- Activity
When you reach the line containing "LMKD_REQUIRE(!g_lmkd_act_bf16 && C" in the data below, begin returning lines exactly as written, and stop once the line containing "const bool seg = T0" has been returned.

|---|

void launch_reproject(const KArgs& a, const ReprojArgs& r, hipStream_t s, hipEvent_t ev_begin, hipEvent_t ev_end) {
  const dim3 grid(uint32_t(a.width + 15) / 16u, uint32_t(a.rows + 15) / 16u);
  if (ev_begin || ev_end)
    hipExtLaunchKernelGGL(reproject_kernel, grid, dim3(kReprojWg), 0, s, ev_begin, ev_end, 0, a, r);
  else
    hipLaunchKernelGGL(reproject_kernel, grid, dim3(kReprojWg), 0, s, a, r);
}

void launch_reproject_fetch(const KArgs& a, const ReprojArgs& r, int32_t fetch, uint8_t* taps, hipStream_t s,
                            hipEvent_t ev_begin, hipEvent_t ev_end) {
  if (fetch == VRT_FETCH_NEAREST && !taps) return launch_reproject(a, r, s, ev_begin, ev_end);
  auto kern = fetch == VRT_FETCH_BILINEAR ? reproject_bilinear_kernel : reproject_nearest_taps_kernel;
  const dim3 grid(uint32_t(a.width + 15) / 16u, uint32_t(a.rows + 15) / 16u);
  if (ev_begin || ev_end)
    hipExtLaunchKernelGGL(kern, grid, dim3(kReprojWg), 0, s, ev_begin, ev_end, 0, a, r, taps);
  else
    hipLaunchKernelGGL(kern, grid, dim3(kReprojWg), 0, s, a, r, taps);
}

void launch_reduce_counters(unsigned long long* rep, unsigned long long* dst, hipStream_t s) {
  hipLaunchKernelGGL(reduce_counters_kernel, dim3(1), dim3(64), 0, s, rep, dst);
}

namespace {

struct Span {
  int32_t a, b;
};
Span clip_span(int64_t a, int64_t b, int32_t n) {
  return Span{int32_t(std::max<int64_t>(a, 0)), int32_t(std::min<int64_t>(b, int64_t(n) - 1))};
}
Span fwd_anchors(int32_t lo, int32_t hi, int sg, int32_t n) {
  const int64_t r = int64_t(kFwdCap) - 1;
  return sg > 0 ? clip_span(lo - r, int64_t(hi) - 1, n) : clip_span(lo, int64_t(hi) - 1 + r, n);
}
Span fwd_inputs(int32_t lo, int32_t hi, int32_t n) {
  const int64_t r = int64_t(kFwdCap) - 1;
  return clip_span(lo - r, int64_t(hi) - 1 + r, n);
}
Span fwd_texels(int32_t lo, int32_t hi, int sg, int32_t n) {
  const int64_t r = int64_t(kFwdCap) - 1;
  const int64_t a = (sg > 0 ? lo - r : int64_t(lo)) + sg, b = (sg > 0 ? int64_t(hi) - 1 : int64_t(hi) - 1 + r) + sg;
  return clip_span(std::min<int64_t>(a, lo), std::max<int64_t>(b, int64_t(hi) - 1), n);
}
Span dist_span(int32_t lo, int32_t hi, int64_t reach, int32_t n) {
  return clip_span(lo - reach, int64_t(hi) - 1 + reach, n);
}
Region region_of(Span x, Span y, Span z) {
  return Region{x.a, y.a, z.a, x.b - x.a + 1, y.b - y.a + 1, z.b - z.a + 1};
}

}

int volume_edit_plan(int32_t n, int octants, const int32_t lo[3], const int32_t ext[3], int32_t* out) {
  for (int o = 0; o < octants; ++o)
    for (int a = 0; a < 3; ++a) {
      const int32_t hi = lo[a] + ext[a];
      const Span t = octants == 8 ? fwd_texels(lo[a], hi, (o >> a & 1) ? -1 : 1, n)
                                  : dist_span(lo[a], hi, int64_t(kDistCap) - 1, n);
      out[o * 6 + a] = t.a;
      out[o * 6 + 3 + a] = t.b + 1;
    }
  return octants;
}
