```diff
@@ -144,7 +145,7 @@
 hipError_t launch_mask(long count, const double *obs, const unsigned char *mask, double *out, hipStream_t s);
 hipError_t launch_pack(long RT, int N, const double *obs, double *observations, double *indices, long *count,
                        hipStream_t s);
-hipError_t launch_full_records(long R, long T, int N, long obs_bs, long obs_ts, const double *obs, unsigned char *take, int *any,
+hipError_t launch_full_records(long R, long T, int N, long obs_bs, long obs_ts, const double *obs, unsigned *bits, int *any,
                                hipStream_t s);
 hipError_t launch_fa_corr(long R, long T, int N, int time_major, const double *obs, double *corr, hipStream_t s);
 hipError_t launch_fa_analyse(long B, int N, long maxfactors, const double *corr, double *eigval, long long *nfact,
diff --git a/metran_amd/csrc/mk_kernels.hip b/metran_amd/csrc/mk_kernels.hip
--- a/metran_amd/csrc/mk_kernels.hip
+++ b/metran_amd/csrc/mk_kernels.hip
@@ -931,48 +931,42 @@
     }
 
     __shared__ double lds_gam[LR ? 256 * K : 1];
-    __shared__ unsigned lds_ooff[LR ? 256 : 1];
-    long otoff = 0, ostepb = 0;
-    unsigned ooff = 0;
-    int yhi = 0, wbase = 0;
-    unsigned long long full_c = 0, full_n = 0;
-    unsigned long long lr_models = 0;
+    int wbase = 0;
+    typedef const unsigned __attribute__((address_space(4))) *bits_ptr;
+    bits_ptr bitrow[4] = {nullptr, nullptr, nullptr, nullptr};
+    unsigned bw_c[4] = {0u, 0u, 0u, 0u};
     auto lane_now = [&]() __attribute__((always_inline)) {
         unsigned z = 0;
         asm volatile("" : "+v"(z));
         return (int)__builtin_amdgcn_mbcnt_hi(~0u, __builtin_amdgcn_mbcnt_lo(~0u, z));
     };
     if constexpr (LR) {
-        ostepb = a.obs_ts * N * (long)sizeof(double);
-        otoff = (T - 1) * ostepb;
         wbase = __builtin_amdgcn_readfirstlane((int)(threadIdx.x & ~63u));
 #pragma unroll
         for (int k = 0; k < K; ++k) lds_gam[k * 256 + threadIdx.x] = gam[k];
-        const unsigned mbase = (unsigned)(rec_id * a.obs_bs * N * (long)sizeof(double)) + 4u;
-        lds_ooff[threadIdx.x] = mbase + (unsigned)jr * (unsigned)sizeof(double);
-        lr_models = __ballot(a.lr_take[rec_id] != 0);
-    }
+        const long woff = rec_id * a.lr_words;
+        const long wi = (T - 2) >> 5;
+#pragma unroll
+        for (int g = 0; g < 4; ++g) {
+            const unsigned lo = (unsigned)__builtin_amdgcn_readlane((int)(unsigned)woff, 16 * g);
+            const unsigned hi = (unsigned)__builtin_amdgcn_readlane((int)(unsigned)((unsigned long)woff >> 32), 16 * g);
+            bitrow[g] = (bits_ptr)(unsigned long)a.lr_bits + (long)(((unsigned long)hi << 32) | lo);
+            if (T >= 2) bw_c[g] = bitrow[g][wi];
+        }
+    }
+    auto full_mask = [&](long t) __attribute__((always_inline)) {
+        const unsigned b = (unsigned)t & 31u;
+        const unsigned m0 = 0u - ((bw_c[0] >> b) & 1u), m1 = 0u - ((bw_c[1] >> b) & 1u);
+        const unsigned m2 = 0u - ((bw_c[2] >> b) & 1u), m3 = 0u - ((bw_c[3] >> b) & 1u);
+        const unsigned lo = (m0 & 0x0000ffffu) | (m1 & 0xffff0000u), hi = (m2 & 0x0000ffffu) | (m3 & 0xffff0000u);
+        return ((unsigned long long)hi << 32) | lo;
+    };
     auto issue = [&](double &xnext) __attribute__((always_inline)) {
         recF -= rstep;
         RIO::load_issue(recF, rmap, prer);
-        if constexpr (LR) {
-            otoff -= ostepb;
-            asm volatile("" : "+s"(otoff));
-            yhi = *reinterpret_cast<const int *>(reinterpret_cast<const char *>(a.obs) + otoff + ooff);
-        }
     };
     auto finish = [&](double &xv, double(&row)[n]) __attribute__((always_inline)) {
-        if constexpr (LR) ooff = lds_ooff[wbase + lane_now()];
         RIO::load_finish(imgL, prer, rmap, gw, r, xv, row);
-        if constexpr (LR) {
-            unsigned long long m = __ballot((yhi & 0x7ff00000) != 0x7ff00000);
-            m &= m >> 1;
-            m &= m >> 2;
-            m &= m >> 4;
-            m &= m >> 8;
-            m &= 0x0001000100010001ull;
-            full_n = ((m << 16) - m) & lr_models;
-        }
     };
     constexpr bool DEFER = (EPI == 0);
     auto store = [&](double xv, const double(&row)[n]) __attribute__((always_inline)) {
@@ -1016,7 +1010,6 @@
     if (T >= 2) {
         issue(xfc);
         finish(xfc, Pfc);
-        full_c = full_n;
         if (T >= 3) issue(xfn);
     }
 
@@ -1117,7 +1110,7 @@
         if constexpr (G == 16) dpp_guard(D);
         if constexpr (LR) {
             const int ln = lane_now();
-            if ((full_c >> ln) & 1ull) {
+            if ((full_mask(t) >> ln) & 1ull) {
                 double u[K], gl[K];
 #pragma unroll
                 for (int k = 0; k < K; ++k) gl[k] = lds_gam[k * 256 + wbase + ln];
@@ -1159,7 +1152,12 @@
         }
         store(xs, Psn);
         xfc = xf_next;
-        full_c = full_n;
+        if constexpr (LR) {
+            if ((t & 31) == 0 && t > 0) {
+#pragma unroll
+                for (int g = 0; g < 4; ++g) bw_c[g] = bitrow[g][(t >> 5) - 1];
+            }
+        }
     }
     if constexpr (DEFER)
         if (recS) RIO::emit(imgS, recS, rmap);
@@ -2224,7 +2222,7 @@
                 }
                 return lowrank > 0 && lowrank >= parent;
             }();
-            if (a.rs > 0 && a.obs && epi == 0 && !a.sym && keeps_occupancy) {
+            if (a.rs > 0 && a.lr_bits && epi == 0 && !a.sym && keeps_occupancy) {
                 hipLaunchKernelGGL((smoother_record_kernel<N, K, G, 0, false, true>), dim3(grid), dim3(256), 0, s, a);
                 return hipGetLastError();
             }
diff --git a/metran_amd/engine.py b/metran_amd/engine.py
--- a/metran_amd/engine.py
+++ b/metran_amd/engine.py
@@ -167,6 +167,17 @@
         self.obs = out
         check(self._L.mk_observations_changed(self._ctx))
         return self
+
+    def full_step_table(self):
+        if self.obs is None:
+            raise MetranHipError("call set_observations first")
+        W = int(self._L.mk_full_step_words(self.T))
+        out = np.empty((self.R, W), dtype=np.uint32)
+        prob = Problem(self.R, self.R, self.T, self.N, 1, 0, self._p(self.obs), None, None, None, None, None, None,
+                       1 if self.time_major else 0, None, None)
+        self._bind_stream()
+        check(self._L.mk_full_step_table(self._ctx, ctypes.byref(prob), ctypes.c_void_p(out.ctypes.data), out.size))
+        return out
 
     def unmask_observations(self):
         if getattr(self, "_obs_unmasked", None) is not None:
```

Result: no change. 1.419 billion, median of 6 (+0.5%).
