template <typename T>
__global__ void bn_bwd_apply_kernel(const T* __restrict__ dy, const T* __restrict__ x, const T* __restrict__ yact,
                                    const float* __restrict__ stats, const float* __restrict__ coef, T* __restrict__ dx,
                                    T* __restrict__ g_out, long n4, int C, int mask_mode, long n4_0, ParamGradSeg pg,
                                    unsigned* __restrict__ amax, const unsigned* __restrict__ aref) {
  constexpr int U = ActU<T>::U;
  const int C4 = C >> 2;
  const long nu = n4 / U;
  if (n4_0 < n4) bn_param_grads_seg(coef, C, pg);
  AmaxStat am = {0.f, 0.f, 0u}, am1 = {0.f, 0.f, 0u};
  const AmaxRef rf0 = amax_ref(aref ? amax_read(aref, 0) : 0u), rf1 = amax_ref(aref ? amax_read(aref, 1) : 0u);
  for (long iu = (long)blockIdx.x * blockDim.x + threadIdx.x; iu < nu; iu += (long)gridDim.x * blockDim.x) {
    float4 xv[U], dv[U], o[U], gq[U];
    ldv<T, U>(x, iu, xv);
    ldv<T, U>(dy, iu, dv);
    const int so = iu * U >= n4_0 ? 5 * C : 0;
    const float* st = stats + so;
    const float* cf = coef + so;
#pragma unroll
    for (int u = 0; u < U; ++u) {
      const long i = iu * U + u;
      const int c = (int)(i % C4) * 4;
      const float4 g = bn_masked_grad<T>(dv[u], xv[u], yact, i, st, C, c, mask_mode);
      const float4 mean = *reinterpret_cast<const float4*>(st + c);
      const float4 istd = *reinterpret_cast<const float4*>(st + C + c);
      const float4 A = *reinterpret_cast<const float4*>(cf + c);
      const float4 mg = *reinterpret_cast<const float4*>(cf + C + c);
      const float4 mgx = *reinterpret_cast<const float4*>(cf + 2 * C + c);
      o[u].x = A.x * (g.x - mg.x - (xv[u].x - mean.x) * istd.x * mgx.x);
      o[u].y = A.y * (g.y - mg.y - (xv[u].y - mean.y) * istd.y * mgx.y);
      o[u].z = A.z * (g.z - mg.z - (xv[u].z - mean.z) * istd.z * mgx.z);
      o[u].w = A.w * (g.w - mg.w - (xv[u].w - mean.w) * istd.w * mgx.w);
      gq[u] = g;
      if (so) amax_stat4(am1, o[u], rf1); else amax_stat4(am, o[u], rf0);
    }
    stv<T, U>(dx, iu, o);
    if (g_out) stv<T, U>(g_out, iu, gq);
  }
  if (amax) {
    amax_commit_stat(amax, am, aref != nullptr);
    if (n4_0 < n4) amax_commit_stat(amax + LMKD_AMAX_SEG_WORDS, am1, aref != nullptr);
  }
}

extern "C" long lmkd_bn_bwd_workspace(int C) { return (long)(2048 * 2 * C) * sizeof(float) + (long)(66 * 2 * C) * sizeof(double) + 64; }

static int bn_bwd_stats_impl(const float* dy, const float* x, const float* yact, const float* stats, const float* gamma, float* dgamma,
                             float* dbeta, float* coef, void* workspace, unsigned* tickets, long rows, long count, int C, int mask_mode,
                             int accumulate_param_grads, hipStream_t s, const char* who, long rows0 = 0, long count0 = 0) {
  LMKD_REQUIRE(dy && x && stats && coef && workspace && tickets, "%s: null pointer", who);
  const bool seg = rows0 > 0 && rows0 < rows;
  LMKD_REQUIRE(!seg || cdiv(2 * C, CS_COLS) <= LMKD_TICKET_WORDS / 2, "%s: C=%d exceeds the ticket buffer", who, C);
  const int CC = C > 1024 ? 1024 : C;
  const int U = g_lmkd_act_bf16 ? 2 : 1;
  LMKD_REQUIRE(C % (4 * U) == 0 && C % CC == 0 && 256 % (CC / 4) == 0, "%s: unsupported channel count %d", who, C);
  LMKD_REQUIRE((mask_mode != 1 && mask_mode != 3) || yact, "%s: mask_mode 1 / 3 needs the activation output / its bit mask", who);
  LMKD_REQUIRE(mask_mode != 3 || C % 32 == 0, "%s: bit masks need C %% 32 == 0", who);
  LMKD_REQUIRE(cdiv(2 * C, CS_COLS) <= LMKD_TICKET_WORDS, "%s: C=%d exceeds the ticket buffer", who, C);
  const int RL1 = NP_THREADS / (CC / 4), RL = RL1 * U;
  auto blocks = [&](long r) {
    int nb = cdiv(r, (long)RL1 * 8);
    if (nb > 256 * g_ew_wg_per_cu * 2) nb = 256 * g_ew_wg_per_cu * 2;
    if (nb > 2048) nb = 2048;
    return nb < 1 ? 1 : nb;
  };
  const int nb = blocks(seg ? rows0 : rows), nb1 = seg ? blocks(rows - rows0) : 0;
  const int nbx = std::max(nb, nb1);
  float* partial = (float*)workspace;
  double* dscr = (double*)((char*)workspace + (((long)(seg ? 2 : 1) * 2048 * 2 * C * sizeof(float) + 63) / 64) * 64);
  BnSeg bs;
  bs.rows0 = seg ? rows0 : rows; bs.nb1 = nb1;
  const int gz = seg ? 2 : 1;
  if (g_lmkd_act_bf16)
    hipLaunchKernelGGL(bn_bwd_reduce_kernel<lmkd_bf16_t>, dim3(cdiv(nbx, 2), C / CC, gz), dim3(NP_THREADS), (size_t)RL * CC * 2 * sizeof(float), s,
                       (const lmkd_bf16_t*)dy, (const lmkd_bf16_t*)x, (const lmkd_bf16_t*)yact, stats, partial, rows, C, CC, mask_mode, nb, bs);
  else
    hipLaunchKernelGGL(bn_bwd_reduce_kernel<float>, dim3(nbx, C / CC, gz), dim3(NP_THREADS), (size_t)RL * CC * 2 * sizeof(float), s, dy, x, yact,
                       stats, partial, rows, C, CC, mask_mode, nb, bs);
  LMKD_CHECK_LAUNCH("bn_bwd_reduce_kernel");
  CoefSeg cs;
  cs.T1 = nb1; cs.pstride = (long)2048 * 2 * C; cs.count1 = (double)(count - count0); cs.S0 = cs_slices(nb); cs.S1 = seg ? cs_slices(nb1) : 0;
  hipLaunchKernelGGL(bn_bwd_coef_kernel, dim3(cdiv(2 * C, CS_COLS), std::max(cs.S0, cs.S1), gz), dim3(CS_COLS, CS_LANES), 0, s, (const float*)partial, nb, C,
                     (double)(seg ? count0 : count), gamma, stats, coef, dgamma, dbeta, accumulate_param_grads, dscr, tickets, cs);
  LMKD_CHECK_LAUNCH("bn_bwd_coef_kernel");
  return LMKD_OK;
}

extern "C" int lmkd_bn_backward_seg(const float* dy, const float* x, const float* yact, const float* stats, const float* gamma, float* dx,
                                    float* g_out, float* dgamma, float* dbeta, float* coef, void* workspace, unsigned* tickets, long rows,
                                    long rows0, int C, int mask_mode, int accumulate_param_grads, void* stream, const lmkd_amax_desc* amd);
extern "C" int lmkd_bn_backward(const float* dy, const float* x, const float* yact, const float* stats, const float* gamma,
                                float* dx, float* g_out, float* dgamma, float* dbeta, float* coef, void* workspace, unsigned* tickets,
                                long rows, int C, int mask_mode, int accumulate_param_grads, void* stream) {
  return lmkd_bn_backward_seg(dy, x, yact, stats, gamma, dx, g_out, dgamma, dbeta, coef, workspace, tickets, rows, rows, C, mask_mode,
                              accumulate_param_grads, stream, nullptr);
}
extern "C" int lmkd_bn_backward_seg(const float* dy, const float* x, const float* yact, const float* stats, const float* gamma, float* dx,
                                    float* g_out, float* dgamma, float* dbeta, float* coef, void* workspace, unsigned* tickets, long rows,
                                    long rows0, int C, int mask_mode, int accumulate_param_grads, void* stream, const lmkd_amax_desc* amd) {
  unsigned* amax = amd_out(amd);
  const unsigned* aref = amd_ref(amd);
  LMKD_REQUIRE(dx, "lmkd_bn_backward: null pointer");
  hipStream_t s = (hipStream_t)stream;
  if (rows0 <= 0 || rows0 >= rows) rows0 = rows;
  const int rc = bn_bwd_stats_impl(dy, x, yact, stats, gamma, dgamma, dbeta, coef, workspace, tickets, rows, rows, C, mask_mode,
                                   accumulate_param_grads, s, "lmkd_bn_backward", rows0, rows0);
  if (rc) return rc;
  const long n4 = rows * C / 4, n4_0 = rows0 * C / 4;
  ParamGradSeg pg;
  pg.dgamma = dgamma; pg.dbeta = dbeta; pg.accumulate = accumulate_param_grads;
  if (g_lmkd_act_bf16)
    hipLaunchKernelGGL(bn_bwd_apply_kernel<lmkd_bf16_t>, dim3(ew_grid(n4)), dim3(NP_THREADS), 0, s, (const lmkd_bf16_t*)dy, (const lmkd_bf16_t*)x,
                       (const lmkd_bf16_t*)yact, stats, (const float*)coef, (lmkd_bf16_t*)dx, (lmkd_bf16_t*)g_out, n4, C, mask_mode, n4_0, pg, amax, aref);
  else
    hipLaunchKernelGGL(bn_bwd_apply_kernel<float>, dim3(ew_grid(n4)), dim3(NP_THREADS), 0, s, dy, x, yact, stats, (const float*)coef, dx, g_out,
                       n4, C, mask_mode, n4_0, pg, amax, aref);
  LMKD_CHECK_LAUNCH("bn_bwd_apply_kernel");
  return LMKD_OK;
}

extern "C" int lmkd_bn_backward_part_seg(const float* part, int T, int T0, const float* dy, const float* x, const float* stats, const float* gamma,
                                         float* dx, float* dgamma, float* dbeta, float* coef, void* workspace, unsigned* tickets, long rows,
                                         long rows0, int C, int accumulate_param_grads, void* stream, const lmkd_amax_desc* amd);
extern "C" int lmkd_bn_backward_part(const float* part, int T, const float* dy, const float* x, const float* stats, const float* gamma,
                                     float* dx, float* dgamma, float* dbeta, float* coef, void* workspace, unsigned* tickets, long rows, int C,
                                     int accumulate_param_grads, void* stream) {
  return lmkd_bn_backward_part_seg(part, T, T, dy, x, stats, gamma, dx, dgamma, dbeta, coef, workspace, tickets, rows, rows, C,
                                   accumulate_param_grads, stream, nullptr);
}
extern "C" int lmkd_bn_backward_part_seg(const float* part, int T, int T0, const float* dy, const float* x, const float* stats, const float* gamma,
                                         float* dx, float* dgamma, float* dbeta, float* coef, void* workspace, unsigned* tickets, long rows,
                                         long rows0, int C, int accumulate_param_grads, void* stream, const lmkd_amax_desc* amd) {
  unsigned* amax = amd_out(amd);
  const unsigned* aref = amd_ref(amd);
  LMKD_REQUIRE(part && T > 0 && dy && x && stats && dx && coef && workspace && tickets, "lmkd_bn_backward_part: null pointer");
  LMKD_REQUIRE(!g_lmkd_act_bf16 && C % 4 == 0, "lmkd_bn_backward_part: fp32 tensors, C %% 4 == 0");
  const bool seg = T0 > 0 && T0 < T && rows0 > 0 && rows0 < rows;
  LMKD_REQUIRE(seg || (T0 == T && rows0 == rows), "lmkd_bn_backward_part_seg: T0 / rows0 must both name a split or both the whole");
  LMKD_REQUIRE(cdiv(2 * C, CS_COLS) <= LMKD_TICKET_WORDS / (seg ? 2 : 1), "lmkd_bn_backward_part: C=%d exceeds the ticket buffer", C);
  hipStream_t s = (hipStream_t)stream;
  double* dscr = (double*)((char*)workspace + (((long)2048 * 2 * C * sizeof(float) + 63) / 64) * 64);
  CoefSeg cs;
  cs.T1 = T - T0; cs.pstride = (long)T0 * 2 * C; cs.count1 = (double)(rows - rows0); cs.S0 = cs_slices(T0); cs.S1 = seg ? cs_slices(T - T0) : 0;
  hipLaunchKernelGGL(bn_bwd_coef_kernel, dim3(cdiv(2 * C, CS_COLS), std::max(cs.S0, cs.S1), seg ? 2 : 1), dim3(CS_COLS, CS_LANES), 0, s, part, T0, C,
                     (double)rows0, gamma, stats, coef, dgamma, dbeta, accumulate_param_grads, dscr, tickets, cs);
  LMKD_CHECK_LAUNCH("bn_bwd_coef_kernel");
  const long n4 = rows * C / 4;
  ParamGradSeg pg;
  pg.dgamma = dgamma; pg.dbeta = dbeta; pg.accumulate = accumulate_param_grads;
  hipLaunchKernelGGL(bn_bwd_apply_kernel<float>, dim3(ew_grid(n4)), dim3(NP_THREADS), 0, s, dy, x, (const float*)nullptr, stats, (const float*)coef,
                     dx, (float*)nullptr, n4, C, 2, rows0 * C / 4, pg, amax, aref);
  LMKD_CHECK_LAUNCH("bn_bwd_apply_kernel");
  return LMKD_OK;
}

|---|

- Result for this exercise
  LMKD_REQUIRE(!g_lmkd_act_bf16 && C % 4 == 0, "lmkd_bn_backward_part: fp32 tensors, C %% 4 == 0");
  const bool seg = T0 > 0 && T0 < T && rows0 > 0 && rows0 < rows;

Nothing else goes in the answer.